Before teaching at Berkeley, he was a professor of physics at Stanford University. He has argued for more research into alternative energy and nuclear power. He thinks the world should shift away from fossil fuels to help with climate change. For example, he discusses a global "glucose economy". This is a form of a low-carbon economy, in which glucose from tropical plants is shipped around like oil is today.
Chu was born in St. Louis, Missouri. He has ancestry from Taicang, Jiangsu. He attended and graduated from Garden City High School. He received both a B.A. in mathematics and a B.S. in physics in 1970 from the University of Rochester. He went on to earn his Ph.D. in physics from the University of California, Berkeley, in 1976.
He wrote a paper on gravitational redshift published in Nature (463, 926–929) in Feb 2010 and a second one co-authored in July 2010.

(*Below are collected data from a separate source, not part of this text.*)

template <int kA16Slot>
__global__ __launch_bounds__(256) void align16_kernel(DevSeqs S, const uint32_t *__restrict__ rep_seq,
                                                     Pair *__restrict__ pairs, PairSel sel,
                                                     const int32_t *__restrict__ req_aa1, double cluster_thd,
                                                     uint32_t b0, unsigned long long *__restrict__ best,
                                                     uint32_t key_flag, uint32_t *__restrict__ n_wide, uint32_t second_pass) {
    __shared__ int2 tab[4][kNAA1 * kNAA1];
    __shared__ uint32_t seqbuf[16 * (kA16Slot / 4) + 32];
    __builtin_amdgcn_s_setprio(3);
    const uint32_t n = sel_count(sel);
    if (blockIdx.x * 16u >= n) return;
    if (second_pass && *n_wide == 0u) return;
    for (int c = threadIdx.x; c < 4 * kNAA1 * kNAA1; c += 256) {
        const int cc = c % (kNAA1 * kNAA1);
        const int s = S.nt ? (cc / kNAA1 == cc % kNAA1 ? 2 : -2) : (int)kBlosum62_dev[cc];
        const int v = s * (1 << kScaleShift) + (s > 0 ? c / (kNAA1 * kNAA1) + 1 : 0);
        tab[c / (kNAA1 * kNAA1)][cc] = make_int2(v * 4 + 2, cc / kNAA1 == cc % kNAA1);
    }
    __syncthreads();
    const int lane = threadIdx.x & 63, gl = lane & 15;
    const int slot = (threadIdx.x >> 6) * 4 + (lane >> 4);
    const uint8_t *sb = reinterpret_cast<const uint8_t *>(seqbuf + slot * (kA16Slot / 4));
    const int gap = (S.nt ? -6 : kGapOpen) * (1 << kScaleShift), ext = (S.nt ? -1 : kGapExt) * (1 << kScaleShift);
    constexpr int kNever = INT32_MIN / 2;

    for (uint32_t base = blockIdx.x * 16u; base < n; base += gridDim.x * 16u) {
        const uint32_t w = base + (uint32_t)slot;
        uint32_t p = 0;
        Pair pr{};
        bool fast = false;
        int len1 = 1, len2 = 1;
        uint32_t k1 = 0, k2 = 0;
        if (w < n) {
            p = sel_pair(sel, w);
            pr = pairs[p];
            k1 = pr.q; k2 = rep_seq ? rep_seq[pr.r] : pr.r;
            len1 = (int)S.len[k1]; len2 = (int)S.len[k2];
            fast = (pr.flags & (F_DIAG_PASS | F_BAND_OK | F_TOO_BIG | F_ALIGNED)) == (F_DIAG_PASS | F_BAND_OK);
            if (fast && pair_is_wide(len1, len2, pr.band_left, pr.band_right, kA16Slot - 96)) {
                fast = false;
                if (gl == 0 && !second_pass) atomicAdd(n_wide, 1u);
            }
        }
        const int bl = pr.band_left, bw = fast ? pr.band_right - pr.band_left + 1 : 0;
        int o1 = 0, o2 = 0;
        if (fast) {
            const uint32_t *p1 = S.pk + S.pk_off[k1], *p2 = S.pk + S.pk_off[k2];
            const int w1 = (len1 + 5) / 6, w2 = (len2 + 5) / 6;
            uint8_t *sbw = reinterpret_cast<uint8_t *>(seqbuf + slot * (kA16Slot / 4));
            o2 = (6 * w1 + 7) & ~7;
            for (int w = gl; w < w1; w += 16) {
                const uint32_t x = p1[w];
                for (int t = 0; t < 6; ++t) sbw[6 * w + t] = (uint8_t)((x >> (5 * t)) & 31u);
            }
            for (int w = gl; w < w2; w += 16) {
                const uint32_t x = p2[w];
                for (int t = 0; t < 6; ++t) sbw[o2 + 6 * w + t] = (uint8_t)(((x >> (5 * t)) & 31u) << 3);
            }
        }
        const int c0 = 2 * gl, c1 = c0 + 1;
        const bool v0 = c0 < bw, v1 = c1 < bw;
        const int if0 = max(0, -bl - c0), if1 = max(0, -bl - c1);
        const int ie0 = min(len1, len2 - bl - c0), ie1 = min(len1, len2 - bl - c1);
        const int bs0 = ext * (if0 > 0 ? if0 : c0 + bl), bs1 = ext * (if1 > 0 ? if1 : c1 + bl);
        const int maxd = pr.band_center - bl;
        const int d0 = c0 > maxd ? c0 - maxd : maxd - c0, d1 = c1 > maxd ? c1 - maxd : maxd - c1;
        const int2 *t0 = tab[3 - (d0 & 3)], *t1 = tab[3 - (d1 & 3)];
        const bool left0 = c0 > 0, top0 = c0 + 1 < bw, top1 = c1 + 1 < bw;
        const int trip = fast ? len1 + ((bw + 1) >> 1) : 0;

        auto res1 = [&](int i) { return (int)sb[o1 + max(i - 1, 0)]; };
        auto res2 = [&](int j) { return (int)sb[o2 + min(max(j - 1, 0), len2 - 1)]; };
        auto entry = [](const int2 *t, int c_query, int c_rep8) {
            return *reinterpret_cast<const int2 *>(__builtin_assume_aligned(
                reinterpret_cast<const char *>(t) + c_query * (kNAA1 * 8) + c_rep8, 8));
        };
        int i = -gl;
        int ci = res1(i), cje = res2(c0 + i + bl), cjo = res2(c1 + i + bl);
        int2 te = entry(t0, ci, cje), to = entry(t1, ci, cjo);
        int sc0 = 0, m0 = 0, sc1 = 0, m1 = 0;

        auto row = [&](int tau) {
            const int ci_n = res1(i + 1), cjo_n = res2(c1 + i + 1 + bl);
            const int cje_n = cjo;
            const int se = te.x >> 2, so = to.x >> 2, me = te.y, mo = to.y;
            const int l_sc = dpp_row_shr1(sc1), l_m = dpp_row_shr1(m1);
            {
                const int g0 = i == ie0 ? ext : gap;
                int bst = sc0 + se, bm = ((m0 >> 2) + me) << 2 | BK_DIAG;
                const int ls = left0 ? l_sc + ((l_m & 3) == BK_LEFT ? ext : g0) : kNever;
                if (ls > bst) { bst = ls; bm = (l_m & ~3) | BK_LEFT; }
                const int ts = top0 ? sc1 + ((m1 & 3) == BK_TOP ? ext : g0) : kNever;
                if (ts > bst) { bst = ts; bm = (m1 & ~3) | BK_TOP; }
                if (i == if0) { bst = bs0; bm = BK_NONE; }
                if (v0 && tau < trip && i >= if0 && i <= ie0) { sc0 = bst; m0 = bm; }
            }
            const int r_sc = dpp_row_shl1(sc0), r_m = dpp_row_shl1(m0);
            {
                const int g0 = i == ie1 ? ext : gap;
                int bst = sc1 + so, bm = ((m1 >> 2) + mo) << 2 | BK_DIAG;
                const int ls = sc0 + ((m0 & 3) == BK_LEFT ? ext : g0);
                if (ls > bst) { bst = ls; bm = (m0 & ~3) | BK_LEFT; }
                const int ts = top1 ? r_sc + ((r_m & 3) == BK_TOP ? ext : g0) : kNever;
                if (ts > bst) { bst = ts; bm = (r_m & ~3) | BK_TOP; }
                if (i == if1) { bst = bs1; bm = BK_NONE; }
                if (v1 && tau < trip && i >= if1 && i <= ie1) { sc1 = bst; m1 = bm; }
            }
            __builtin_amdgcn_sched_barrier(0);
            cje = cje_n; cjo = cjo_n; ci = ci_n;
            te = entry(t0, ci, cje); to = entry(t1, ci, cjo);
            ++i;
        };
        int lo = 0, hi = INT32_MAX, wtrip = trip;
        if (fast && v0) {
            lo = max(if0, v1 ? if1 : 0) + gl + 1;
            hi = min(ie0, v1 ? ie1 : ie0) + gl;
        }
        for (int d = 32; d > 0; d >>= 1) {
            lo = max(lo, __shfl_xor(lo, d)); hi = min(hi, __shfl_xor(hi, d)); wtrip = max(wtrip, __shfl_xor(wtrip, d));
        }
        wtrip = __builtin_amdgcn_readfirstlane(wtrip);
        lo = __builtin_amdgcn_readfirstlane(min(lo, wtrip)); hi = __builtin_amdgcn_readfirstlane(min(hi, wtrip));
        int tau = 0;
        for (; tau < lo; ++tau) row(tau);
        if (tau < hi) {
            constexpr uint32_t kBias = 0x80000000u;
            uint32_t G1 = (uint32_t)(gap * 4 + 1), E1 = (uint32_t)(ext * 4 + 1), G0 = (uint32_t)(gap * 4), E0 = (uint32_t)(ext * 4);
            asm volatile("" : "+v"(G1), "+v"(E1), "+v"(G0), "+v"(E0));
            const uint32_t live0 = v0 ? ~0u : 0u, live1 = v1 ? ~0u : 0u;
            auto to_key = [&](int sc, int m, uint32_t live, uint32_t &K, uint32_t &N, uint32_t &XL, uint32_t &XT) {
                const uint32_t Kc = (uint32_t)(sc * 4) + kBias;
                const int b = m & 3;
                K = Kc | (b == BK_LEFT ? 1u : (b == BK_TOP ? 0u : 2u));
                N = (uint32_t)(m >> 2);
                XL = (Kc + (b == BK_LEFT ? E1 : G1)) & live;
                XT = (Kc + (b == BK_TOP ? E0 : G0)) & live;
            };
            uint32_t K0, N0, XL0, XT0, K1, N1, XL1, XT1;
            to_key(sc0, m0, live0, K0, N0, XL0, XT0);
            to_key(sc1, m1, live1, K1, N1, XL1, XT1);
            const uint8_t *a1 = sb + o1 + i, *a2 = sb + o2 + c1 + i + bl;
            auto step = [&]() {
                const int ci_n = *a1, cjo_n = *a2;
                const int cje_n = cjo;
                ++a1; ++a2;
                {
                    const uint32_t lXL = (uint32_t)__builtin_amdgcn_update_dpp(0, (int)XL1, 0x111, 0xF, 0xF, true);
                    const uint32_t lN = (uint32_t)dpp_row_shr1((int)N1);
                    const uint32_t K = max(max((K0 & ~3u) + (uint32_t)te.x, lXL), XT1);
                    const uint32_t b = K & 3u, Kc = K & ~3u;
                    const uint64_t isL = lanes_equal(b, 1u), isT = lanes_equal(b, 0u);
                    N0 = lane_select(isL, lN, lane_select(isT, N1, N0 + (uint32_t)te.y));
                    K0 = K;
                    XL0 = (Kc + lane_select(isL, E1, G1)) & live0; XT0 = (Kc + lane_select(isT, E0, G0)) & live0;
                }
                {
                    const uint32_t rXT = (uint32_t)__builtin_amdgcn_update_dpp(0, (int)XT0, 0x101, 0xF, 0xF, true);
                    const uint32_t rN = (uint32_t)dpp_row_shl1((int)N0);
                    const uint32_t K = max(max((K1 & ~3u) + (uint32_t)to.x, XL0), rXT);
                    const uint32_t b = K & 3u, Kc = K & ~3u;
                    const uint64_t isL = lanes_equal(b, 1u), isT = lanes_equal(b, 0u);
                    N1 = lane_select(isL, N0, lane_select(isT, rN, N1 + (uint32_t)to.y));
                    K1 = K;
                    XL1 = (Kc + lane_select(isL, E1, G1)) & live1; XT1 = (Kc + lane_select(isT, E0, G0)) & live1;
                }
                __builtin_amdgcn_sched_barrier(0);
                cje = cje_n; cjo = cjo_n; ci = ci_n;
                te = entry(t0, ci, cje); to = entry(t1, ci, cjo);
                ++i;
            };
            for (; tau < hi; ++tau) step();
            asm volatile("" : "+v"(K0), "+v"(K1));
            auto from_key = [&](uint32_t K, uint32_t N, int &sc, int &m) {
                sc = (int)(K - kBias) >> 2;
                m = (int)(N << 2) | ((K & 3u) == 1u ? BK_LEFT : ((K & 3u) == 0u ? BK_TOP : BK_DIAG));
            };
            if (v0) from_key(K0, N0, sc0, m0);
            if (v1) from_key(K1, N1, sc1, m1);
        }
        for (; tau < wtrip; ++tau) row(tau);
        int ce;
        if (len2 - bl < len1) ce = 0;
        else if (len1 + pr.band_right < len2) ce = bw - 1;
        else ce = len2 - len1 - bl;
        ce = max(ce, 0);
        const int src = (lane & 48) + (ce >> 1);
        const int e0 = __shfl(m0, src), e1 = __shfl(m1, src);
        const int iden = ((ce & 1) ? e1 : e0) >> 2;
        if (fast && gl == 0) {
            const uint32_t k1r = real_of(S, k1);
            bool ok = iden >= req_aa1[k1r];
            if (ok) {
                const float pc = (float)iden / (float)len1;
                ok = !((double)pc < cluster_thd);
            }
            pairs[p].iden = iden;
            pairs[p].flags = pr.flags | F_ALIGNED | (ok ? F_ACCEPT : 0u);
            if (ok && sel.accepted_out) sel.accepted_out[k1r - b0] = 1;
            if (ok && best)
                atomicMin(&best[k1r - b0], ((unsigned long long)(k1 != k1r) << 63) | ((unsigned long long)pr.minc << 32) | key_flag | pr.r);
        }
    }
}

Under his leadership in 2010 the Department of Energy updated the water usage regulations on toilets and showers.
Secretary of Energy
His nomination to be Secretary of Energy was unanimously confirmed by the United States Senate on January 20, 2009. On January 21, 2009, Chu was sworn in as Secretary of Energy in the Barack Obama administration.
In March 2011 Chu said that federal regulators should not delay approving licenses for construction for planned U.S. nuclear power plants because of the Fukushima nuclear disaster. "I think those things can proceed", Chu told reporters on Capital Hill, referring to construction license applications pending at the U.S. Nuclear Regulatory Commission.
In August 2011, Chu praised an advisory panel’s report on curbing the environmental risks of natural-gas development. Chu responded to the panel’s report on hydraulic fracturing. Hydraulic fracturing breaks up rock to get more oil and gas out of the ground. The report recommendations include: greater data collection of air and water data, “rigorous” air pollution standards and mandatory disclosure of chemicals used in the hydraulic fracturing process. “The report ... recommends a range of tools for implementing these measures, including regulation, continuous improvement in best practices by industry, and ongoing research and development,” Chu said in a statement. “I will be working closely with my colleagues in the Administration to review the recommendations and to chart a path for continued development of this vital energy resource in a safe manner,” he added.
Republicans in Congress have accused Chu for changing a US$535 million federal loan to Solyndra, an energy company. When the company went bankrupt in 2011, the government lost the money. A House Energy and Commerce subcommittee asked Chu in 2011 about the loan.